SU801T · July 23, 2022, 1:41am

So I’ve just got back round to this and tested the code you provided. There are no mismatches apparently, as nothing is caught.

So I’m not really sure what is going on here. The only thing that changes with this code is the loading of the model as you have seen.

I have also done inference with simply a pretrained model (no weights uploaded) and a model that is not trained on anything whatsoever. Naturally the results are poor, but nonetheless shows that uploading a saved model produces desirable results.

Could it be that uploading the state dicts does some kind of operation on the previously loaded parameters?

ptrblck · July 23, 2022, 3:19am

Just to make sure: you did test your actual models using my code snippet and you weren’t able to find any mismatches?

I’m not sure what “uploading” the state_dict means in this context, but accessing it via model.state_dict() and storing it will not change anything in the model.

If you are still seeing different results I would guess that parts of the model are not initialized as parameters or buffers and thus not shown in the state_dict.
Could you check which layer creates the different outputs in both approaches?

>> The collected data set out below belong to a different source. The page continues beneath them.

## Prefetch next task's Q before combine barrier and relax vmcnt waits

Moves the load of the next task's Q to before the combine __syncthreads so it overlaps the cross-wave reduction. The vmcnt waits on the K/V tiles are adjusted to account for the in-flight Q loads on first tiles, and the Q wait is relaxed so it need not drain all outstanding loads. K and V scale constants are hoisted out of the per-task path and read once at kernel start. For small batches, per-batch lengths are fetched through readlane from a lane-held value instead of global reads. The counter arithmetic is subtle, and a wrong count could let data be read before it arrives.

```diff
diff --git a/hpc-ops_amd/csrc/attention_decode_v2.hip b/hpc-ops_amd/csrc/attention_decode_v2.hip
--- a/hpc-ops_amd/csrc/attention_decode_v2.hip
+++ b/hpc-ops_amd/csrc/attention_decode_v2.hip
@@ -76,6 +76,11 @@
   asm volatile("s_waitcnt vmcnt(%6)" : "+v"(q0[0]), "+v"(q0[1]), "+v"(q1[0]), "+v"(q1[1]), "+v"(s0), "+v"(s1) : "n"(N < 63 ? N : 63));
 }
 
+
+template <int N>
+__device__ __forceinline__ void wait_plain() {
+  asm volatile("s_waitcnt vmcnt(%0)" ::"n"(N));
+}
 
 constexpr int kFValid = 1;
 constexpr int kFLast = 2;
@@ -121,18 +126,25 @@
   const uint8_t* qbase = static_cast<const uint8_t*>(a.q);
   const auto part_rs = make_rsrc(a.part_o);
   const auto lse_rs = make_rsrc(a.part_lse);
-  auto ltot_of = [&](int b) __attribute__((always_inline)) { const int l = lens[b] + add_new; return l > 0 ? l : 0; };
+  const int kpl = (B + 63) >> 6;
+  int lane_ltot = 0;
+  auto ltot_of = [&](int b) __attribute__((always_inline)) {
+    if (kpl == 1) return __builtin_amdgcn_readlane(lane_ltot, b);
+    const int l = lens[b] + add_new;
+    return l > 0 ? l : 0;
+  };
   auto tiles_of = [&](int b) __attribute__((always_inline)) { return (ltot_of(b) + 63) >> 6; };
 
   constexpr int kOvh = 2;
   auto cost_of = [&](int b) __attribute__((always_inline)) { const int t = tiles_of(b); return t > 0 ? t + kOvh : 0; };
-  const int kpl = (B + 63) >> 6;
   int chunk_sum = 0;
   for (int i = 0; i < kpl; ++i) {
     const int b = lane * kpl + i;
     if (b < B) {
       const int l = a.lens[b] + add_new;
-      const int t = ((l > 0 ? l : 0) + 63) >> 6;
+      const int lc = l > 0 ? l : 0;
+      if (i == 0) lane_ltot = lc;
+      const int t = (lc + 63) >> 6;
       chunk_sum += t > 0 ? t + kOvh : 0;
     }
   }
@@ -392,8 +404,7 @@
 
   u32x4 qf[2][kBf16 ? 4 : 2];
   float row_scale[2];
-  float out_scale;
-  float out_scale_h[2] = {0.f, 0.f};
+  float k_mul = 1.0f, v_mul = 1.0f, v_mul_h[2] = {1.0f, 1.0f};
   f32x4 o[2][8];
   float m_run[2], l_run[2];
   auto load_q = [&](int db) __attribute__((always_inline)) {
@@ -629,6 +640,7 @@
       for (int jj = 0; jj < 8; ++jj)
         *reinterpret_cast<f32x4*>(&my_so[(hh * 16 + n) * 128 + jj * 16 + g * 4]) = o[hh][jj];
     }
+    if (p1_fl & kFValid) load_q(q1_b);
     __syncthreads();
     {
       const int row16 = tid >> 4, c8 = tid & 15;
@@ -636,7 +648,7 @@
       for (int hh = 0; hh < 2; ++hh) {
         float acc[8], M, L;
         combine4(hh, row16, c8, acc, M, L);
-        const float inv = (L > 0.f ? 1.0f / L : 0.f) * (kKtok ? out_scale_h[hh] : out_scale);
+        const float inv = (L > 0.f ? 1.0f / L : 0.f) * (kKtok ? v_mul_h[hh] : v_mul);
         if (row_ok(row16, hh)) {
           if (nchunks == 1) {
             store_y(db, hh, row16, c8, acc, inv);
@@ -664,7 +676,6 @@
     q0_b = q1_b, q0_ltot = q1_ltot, q0_end = q1_end, q0_cc = q1_cc;
     q1_b = q2_b, q1_ltot = q2_ltot, q1_end = q2_end, q1_cc = q2_cc;
     --qn;
-    if (p1_fl & kFValid) load_q(q0_b);
   };
 
   reset_state();
@@ -676,7 +687,6 @@
   }
 #pragma unroll
   for (int hh = 0; hh < 2; ++hh) row_scale[hh] = 0.f;
-  out_scale = 0.f;
   open_task();
   step(p2_tok, p2_fl, p2_pid0, p2_pid1);
   make_descs(p2_fl, sgpr(p2_pid0), sgpr(p2_pid1));
@@ -689,6 +699,13 @@
   p1_fl = p2_fl;
   load_q(q0_b);
   step(p2_tok, p2_fl, p2_pid0, p2_pid1);
+  if constexpr (kKtok) {
+    v_mul_h[0] = as_constf(a.vscale)[kSolo ? (pr >> a.share_shift) : pr * 2];
+    v_mul_h[1] = as_constf(a.vscale)[kSolo ? (pr >> a.share_shift) : pr * 2 + 1];
+  } else if constexpr (!kBf16) {
+    k_mul = as_constf(a.kscale)[0];
+    v_mul = as_constf(a.vscale)[0];
+  }
 
   uint64_t pf_wk = 0, pf_wr = 0, pf_wv = 0, pf_is = 0, pf_cp = 0, pf_fin = 0, pf_n = 0, pf_t0 = 0, pf_r0 = 0, pf_last = 0;
   auto now = [&]() __attribute__((always_inline)) -> uint64_t { return kProf ? __builtin_amdgcn_s_memtime() : 0; };
@@ -735,41 +752,40 @@
           *reinterpret_cast<lds_u32x4*>(static_cast<uint32_t>((w0 ^ (((q << 2) ^ (tb << 3)) * 16)) + kVOff + (tb * 16 + q * 4) * kRowB)) = vr[tb][q];
       }
     };
+    constexpr int kNks = kKtok ? (kSolo ? 2 : 1) : 0;
+    constexpr int kNq = kBf16 ? 8 : 6;
+    const bool first = (d_fl & kFFirst) != 0;
     auto q_ready = [&]() __attribute__((always_inline)) {
-      if (d_fl & kFFirst) {
+      if (first) {
         if constexpr (kBf16) {
-          wait_q8<0>(qf[0], qf[1]);
+          wait_q8<16 + kNks>(qf[0], qf[1]);
           row_scale[0] = row_scale[1] = a.scale_log2;
-          out_scale = 1.0f;
         } else {
-          wait_q<0>(reinterpret_cast<u32x4(&)[2]>(qf[0]), reinterpret_cast<u32x4(&)[2]>(qf[1]), qsc[0], qsc[1]);
-          const float kmul = kKtok ? 1.0f : as_constf(a.kscale)[0];
-#pragma unroll
-          for (int hh = 0; hh < 2; ++hh) row_scale[hh] = a.scale_log2 * __uint_as_float(qsc[hh]) * kmul;
-          out_scale = as_constf(a.vscale)[0];
-          if constexpr (kKtok) {
-            out_scale_h[0] = as_constf(a.vscale)[kSolo ? (pr >> a.share_shift) : pr * 2];
-            out_scale_h[1] = as_constf(a.vscale)[kSolo ? (pr >> a.share_shift) : pr * 2 + 1];
-          }
+          wait_q<16 + kNks>(reinterpret_cast<u32x4(&)[2]>(qf[0]), reinterpret_cast<u32x4(&)[2]>(qf[1]), qsc[0], qsc[1]);
+#pragma unroll
+          for (int hh = 0; hh < 2; ++hh) row_scale[hh] = a.scale_log2 * __uint_as_float(qsc[hh]) * k_mul;
         }
       }
     };
-    constexpr int kNks = kKtok ? (kSolo ? 2 : 1) : 0;
-    wait_x4x4<12 + kNks>(kr[0]);
-    wait_x4x4<8 + kNks>(kr[1]);
+    if (!first) wait_plain<8 + kNks>();
+    wait_x4x4<12 + kNks + kNq>(kr[0]);
+    wait_x4x4<8 + kNks + kNq>(kr[1]);
     if constexpr (kProf) { const uint64_t t = now(); pf_wk += t - pf_last; pf_last = t; }
     write_k(0);
     write_k(1);
     if constexpr (kKtok && kSolo) {
-      wait_ks2<8>(ksr, ksr1);
+      if (!first) wait_plain<8>();
+      wait_ks2<8 + kNq>(ksr, ksr1);
       s_ks[wave][lane] = __uint_as_float(lane < 32 ? ksr : ksr1);
     } else if constexpr (kKtok) {
-      wait_ks<8>(ksr);
+      if (!first) wait_plain<8>();
+      wait_ks<8 + kNq>(ksr);
       s_ks[wave][lane] = __uint_as_float(ksr);
     }
     if constexpr (kProf) { const uint64_t t = now(); pf_wr += t - pf_last; pf_last = t; }
-    wait_x4x4<4>(vr[0]);
-    wait_x4x4<0>(vr[1]);
+    if (!first) wait_plain<0>();
+    wait_x4x4<4 + kNq>(vr[0]);
+    wait_x4x4<kNq>(vr[1]);
     if constexpr (kProf) { const uint64_t t = now(); pf_wv += t - pf_last; pf_last = t; }
     write_v(0);
     write_v(1);
```

Result: no change. 5775, median of 5 (+0.8%).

SU801T · August 31, 2022, 3:34pm

So I implemented it like this:


    modelA = torchvision.models.detection.fasterrcnn_resnet50_fpn(pretrained=True, pretrained_backbone=True)
    num_classes = 2  # 1 class (object) + background

    # get number of input features for the classifier
    in_features = modelA.roi_heads.box_predictor.cls_score.in_features

    # replace the pre-trained head with a new one
    modelA.roi_heads.box_predictor = torchvision.models.detection.faster_rcnn.FastRCNNPredictor(in_features, num_classes)

    modelA.load_state_dict(bestmodel['state_dict'])  #LOAD STATE DICT


    model_test = torchvision.models.detection.fasterrcnn_resnet50_fpn(pretrained=False, pretrained_backbone=False)
    num_classes = num_classes  # 1 class (object) + background 

    # get number of input features for the classifier
    in_features = model_test.roi_heads.box_predictor.cls_score.in_features
    # replace the pre-trained head with a new one
    model_test.roi_heads.box_predictor = torchvision.models.detection.faster_rcnn.FastRCNNPredictor(in_features, num_classes)

    # model_test.load_state_dict(bestmodel['state_dict'])   #LOAD STATE DICT and uncomment for comparison 

    model_test.load_state_dict(modelA.state_dict())
    # <All keys matched successfully>


    for name, param in modelA.named_parameters():
        param_test = model_test.state_dict()[name]
        if not (param==param_test).all():
            print("Mismatch in {}".format(name))

    for name, param in modelA.named_buffers():
        param_test = model_test.state_dict()[name]
        if not (param==param_test).all():
            print("Mismatch in {}".format(name))

I tried different variations of loading models in above. I get no differences.

I’m certain I save the models correctly and have demonstrated in the first comment show I initialise my models.

How would I check which layers create the different outputs in both approaches?

ptrblck · August 31, 2022, 6:49pm

You could use forward hooks as described e.g. here, store the intermediate results in a dict or list for both models, and compare them using the same model input (and calling model.eval() to avoid random operations from e.g. dropout if these layers are used).